Part of our updated 2011 textbook review, “An Evaluation of 22 Recent Biology Textbooks and Their Use of Selected Icons of Evolution,” looked at interesting comments in textbooks that didn’t fit under classical “icons” categories. Here I’d like to review some of these comments as they further illustrate the inaccurate and biased treatment of evolution in many textbooks.

Faux Critical Thinking Exercises
Many textbooks surveyed contained what I would call “faux-critical thinking exercises,” where students are asked to investigate the evidence, but only in a one-sided fashion.
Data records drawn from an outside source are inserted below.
extern "C" int orca_conv2d_forward(orca_ctx* ctx, const orca_conv_desc* conv, const float* x, float* y, const float* r, int B,
                                   int n, int relu) {
  if (!ctx || !conv || !x || !y) return fail(ORCA_EINVAL, "orca_conv2d_forward: NULL argument");
  if (n <= 0 || n > ORCA_LDW) return fail(ORCA_EINVAL, "map size %d unsupported", n);
  HIPCHECK(hipSetDevice(ctx->device));
  ConvLayer L;
  ORCA_TRY(make_layer(*conv, &L));
  const int cpad = L.nchunks * 8;
  const size_t plane = (size_t)n * ORCA_LDW;
  int rc = ws_ensure(ctx, ru256(B * plane * cpad * 4) + 2 * ru256(B * plane * L.cout * 4));
  if (rc == ORCA_OK) {
    float* xp = ws_take(ctx, B * plane * cpad);
    float* yp = ws_take(ctx, B * plane * L.cout);
    float* rp = ws_take(ctx, B * plane * L.cout);
    hipStream_t s = ctx->stream;
    (void)hipMemsetAsync(xp, 0, B * plane * cpad * 4, s);
    for (int b = 0; b < B; ++b)
      hipLaunchKernelGGL(pad_rows_kernel, dim3((unsigned)(conv->cin * n)), dim3(ORCA_LDW), 0, s, x + (size_t)b * conv->cin * n * n,
                         xp + b * plane * cpad, n, 1);
    if (r) hipLaunchKernelGGL(pad_rows_kernel, dim3((unsigned)(B * L.cout * n)), dim3(ORCA_LDW), 0, s, r, rp, n, 1);
    rc = launch_conv2d(ctx, L, xp, plane * cpad, yp, plane * L.cout, r ? rp : nullptr, plane * L.cout, B, n, relu);
    if (rc == ORCA_OK) {
      hipLaunchKernelGGL(pad_rows_kernel, dim3((unsigned)(B * L.cout * n)), dim3(ORCA_LDW), 0, s, yp, y, n, 0);
      hipError_t e = hipGetLastError();
      if (e != hipSuccess) rc = fail(ORCA_EHIP, "pad_rows_kernel: %s", hipGetErrorString(e));
    }
  }
  (void)hipStreamSynchronize(ctx->stream);
  free_layer(L);
  return rc;
}

template <int NS, int DT>
static int conv2d_m16_test(orca_ctx* ctx, const ConvLayer& L, int mode, const float* x, float* y, const float* r, int B, int n, int relu) {
  const int xo = 2 * ((L.cin + 15) / 16), yo = L.cout / 8;
  const size_t upo = (size_t)NS * n * ORCA_LDW;
  ORCA_TRY(ws_ensure(ctx, ru256(B * upo * xo * 16) + 2 * ru256(B * upo * yo * 16)));
  f32x4* xp = reinterpret_cast<f32x4*>(ws_take(ctx, B * upo * xo * 4));
  f32x4* yp = reinterpret_cast<f32x4*>(ws_take(ctx, B * upo * yo * 4));
  f32x4* rp = reinterpret_cast<f32x4*>(ws_take(ctx, B * upo * yo * 4));
  hipStream_t s = ctx->stream;
  for (int b = 0; b < B; ++b) {
    hipLaunchKernelGGL((nchw_to_m16_kernel<NS, DT>), dim3((unsigned)n), dim3(ORCA_LDW), 0, s, x + (size_t)b * L.cin * n * n, L.cin, n, xp + b * upo * xo, xo);
    if (r) hipLaunchKernelGGL((nchw_to_m16_kernel<NS, DT>), dim3((unsigned)n), dim3(ORCA_LDW), 0, s, r + (size_t)b * L.cout * n * n, L.cout, n, rp + b * upo * yo, yo);
  }
  ORCA_TRY(launch_conv2d_m16(ctx, L, xp, upo * xo, xo, yp, upo * yo, yo, r ? rp : nullptr, upo * yo, B, n, relu, mode));
  for (int b = 0; b < B; ++b)
    hipLaunchKernelGGL((m16_to_nchw_kernel<NS, DT>), dim3((unsigned)n), dim3(ORCA_LDW), 0, s, yp + b * upo * yo, L.cout, n, y + (size_t)b * L.cout * n * n);
  LAUNCHCHECK("conv2d_m16 test path");
  return ORCA_OK;
}

extern "C" int orca_conv2d_m16_forward(orca_ctx* ctx, const orca_conv_desc* conv, int precision, const float* x, float* y, const float* r,
                                       int B, int n, int relu) {
  if (!ctx || !conv || !x || !y) return fail(ORCA_EINVAL, "orca_conv2d_m16_forward: NULL argument");
  if (n <= 0 || n > ORCA_LDW) return fail(ORCA_EINVAL, "map size %d unsupported", n);
  HIPCHECK(hipSetDevice(ctx->device));
  ConvLayer L;
  ORCA_TRY(make_layer(*conv, &L));
  int rc;
  if (precision == ORCA_PRECISION_F16X2) rc = conv2d_m16_test<2, 1>(ctx, L, 0, x, y, r, B, n, relu);
  else if (precision == ORCA_PRECISION_BF16) rc = conv2d_m16_test<1, 0>(ctx, L, 1, x, y, r, B, n, relu);
  else if (precision == ORCA_PRECISION_F16) rc = conv2d_m16_test<1, 1>(ctx, L, 2, x, y, r, B, n, relu);
  else rc = fail(ORCA_EINVAL, "orca_conv2d_m16_forward: precision %d has no M16 kernel", precision);
  (void)hipStreamSynchronize(ctx->stream);
  free_layer(L);
  return rc;
}

template <int NS, int DT>
static int conv2d_dblock_test(orca_ctx* ctx, const ConvLayer* L, const float* x, float* y, int B, int n) {
  const size_t sz64 = (size_t)NS * n * ORCA_LDW * 8;
  ORCA_TRY(ws_ensure(ctx, ru256(B * sz64 * 16)));
  f32x4* cur = reinterpret_cast<f32x4*>(ws_take(ctx, B * sz64 * 4));
  hipStream_t s = ctx->stream;
  for (int b = 0; b < B; ++b)
    hipLaunchKernelGGL((nchw_to_m16_kernel<NS, DT>), dim3((unsigned)n), dim3(ORCA_LDW), 0, s, x + (size_t)b * 64 * n * n, 64, n, cur + b * sz64, 8);
  DBlockArgs da;
  da.cur = cur; da.bs = (long)sz64; da.H = n; da.W = n; da.dil = L[0].dil; da.flag = ctx->d_flag;
  for (int k = 0; k < 4; ++k) {
    da.w[k] = DT == 0 ? L[k].d_wb16p : L[k].d_wf16;
    da.bias[k] = L[k].d_bias;
  }
  hipLaunchKernelGGL((conv2d_dblock_kernel<NS, DT>), dim3(256, (unsigned)B), dim3(512), 0, s, da);
  for (int b = 0; b < B; ++b)
    hipLaunchKernelGGL((m16_to_nchw_kernel<NS, DT>), dim3((unsigned)n), dim3(ORCA_LDW), 0, s, cur + b * sz64, 64, n, y + (size_t)b * 64 * n * n);
  LAUNCHCHECK("conv2d_dblock test path");
  return ORCA_OK;
}

extern "C" int orca_conv2d_dblock_forward(orca_ctx* ctx, const orca_conv_desc* convs, int precision, const float* x, float* y, int B, int n) {
  if (!ctx || !convs || !x || !y) return fail(ORCA_EINVAL, "orca_conv2d_dblock_forward: NULL argument");
  if (n <= 0 || n > ORCA_LDW || B <= 0 || B > 65535) return fail(ORCA_EINVAL, "orca_conv2d_dblock_forward: map size %d / batch %d unsupported", n, B);
  if (precision != ORCA_PRECISION_F16X2 && precision != ORCA_PRECISION_BF16 && precision != ORCA_PRECISION_F16)
    return fail(ORCA_EINVAL, "orca_conv2d_dblock_forward: precision %d has no block kernel", precision);
  const int d = convs[0].dilation;
  if (!(d == 16 || d == 32 || d == 64)) return fail(ORCA_EINVAL, "orca_conv2d_dblock_forward: dilation %d (16, 32 or 64)", d);
  for (int k = 0; k < 4; ++k) {
    const int cin = k & 1 ? 32 : 64, cout = k & 1 ? 64 : 32;
    if (convs[k].ksize != 3 || convs[k].cin != cin || convs[k].cout != cout || convs[k].dilation != d)
      return fail(ORCA_EINVAL, "orca_conv2d_dblock_forward: conv %d must be 3x3, %d -> %d, dilation %d", k, cin, cout, d);
  }
  HIPCHECK(hipSetDevice(ctx->device));
  ConvLayer L[4];
  int rc = ORCA_OK;
  for (int k = 0; k < 4 && rc == ORCA_OK; ++k) {
    rc = make_layer(convs[k], &L[k]);
    if (rc == ORCA_OK && precision != ORCA_PRECISION_BF16 && !L[k].f16_ok) rc = fail(ORCA_EINVAL, "layer weights exceed the fp16 range");
  }
  if (rc == ORCA_OK) {
    if (precision == ORCA_PRECISION_F16X2) rc = conv2d_dblock_test<2, 1>(ctx, L, x, y, B, n);
    else if (precision == ORCA_PRECISION_BF16) rc = conv2d_dblock_test<1, 0>(ctx, L, x, y, B, n);
    else rc = conv2d_dblock_test<1, 1>(ctx, L, x, y, B, n);
  }
  (void)hipStreamSynchronize(ctx->stream);
  for (int k = 0; k < 4; ++k) free_layer(L[k]);
  return rc;
}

For example, Campbell and Reece’s 2009 edition of Biology: Concepts and Connections asks students: “Write a paragraph briefly describing the kinds of evidence for evolution.” (p. 275) No questions ask students to identify evidence that counters evolutionary theory, because no such evidence is presented in the text.

Likewise, Prentice Hall’s 2009 Science Explorer: Life Science states:

“Identifying Supporting Evidence. Evidence consists of facts that can be confirmed by testing or observation. As you read, identify the evidence that supports the theory of evolution.” (p. 182)

It of course does not ask students to consider any evidence that would not support evolution, because such evidence is excluded from the textbook.

The 2006 edition of Glencoe’s Biology: The Dynamics of Life is rare in that it asks students to look at the “strengths and weaknesses” (p. 402) of the evidence regarding evolution. However, the textbook only presents a pro-Darwin viewpoint, even stating “The modern theory of evolution is the fundamental concept in biology.” How can students evaluate the theory’s “weaknesses” when none of the many dissenting scientific voices on the subject are mentioned?

Not all textbooks completely hide from students the fact that there are scientists who disagree with Darwinism. Belk and Maier’s Biology: Science for Life devotes half a page to attacking Discovery Institute’s “Dissent from Darwin” list. The critique attempts to flatter the student as a “Savvy Reader” by praising the “savvy” student when they “critique the argument” against Darwinism, all-the-while seeking to direct the student to dismiss the existence of scientific dissent from Darwinism. (p. 251) Apparently the “Savvy Reader” section wants students to accept arguments from authority rather than form their own opinions after examining the evidence. At the least students will come away feeling good, thinking that by simply agreeing with the consensus, they are being “savvy.”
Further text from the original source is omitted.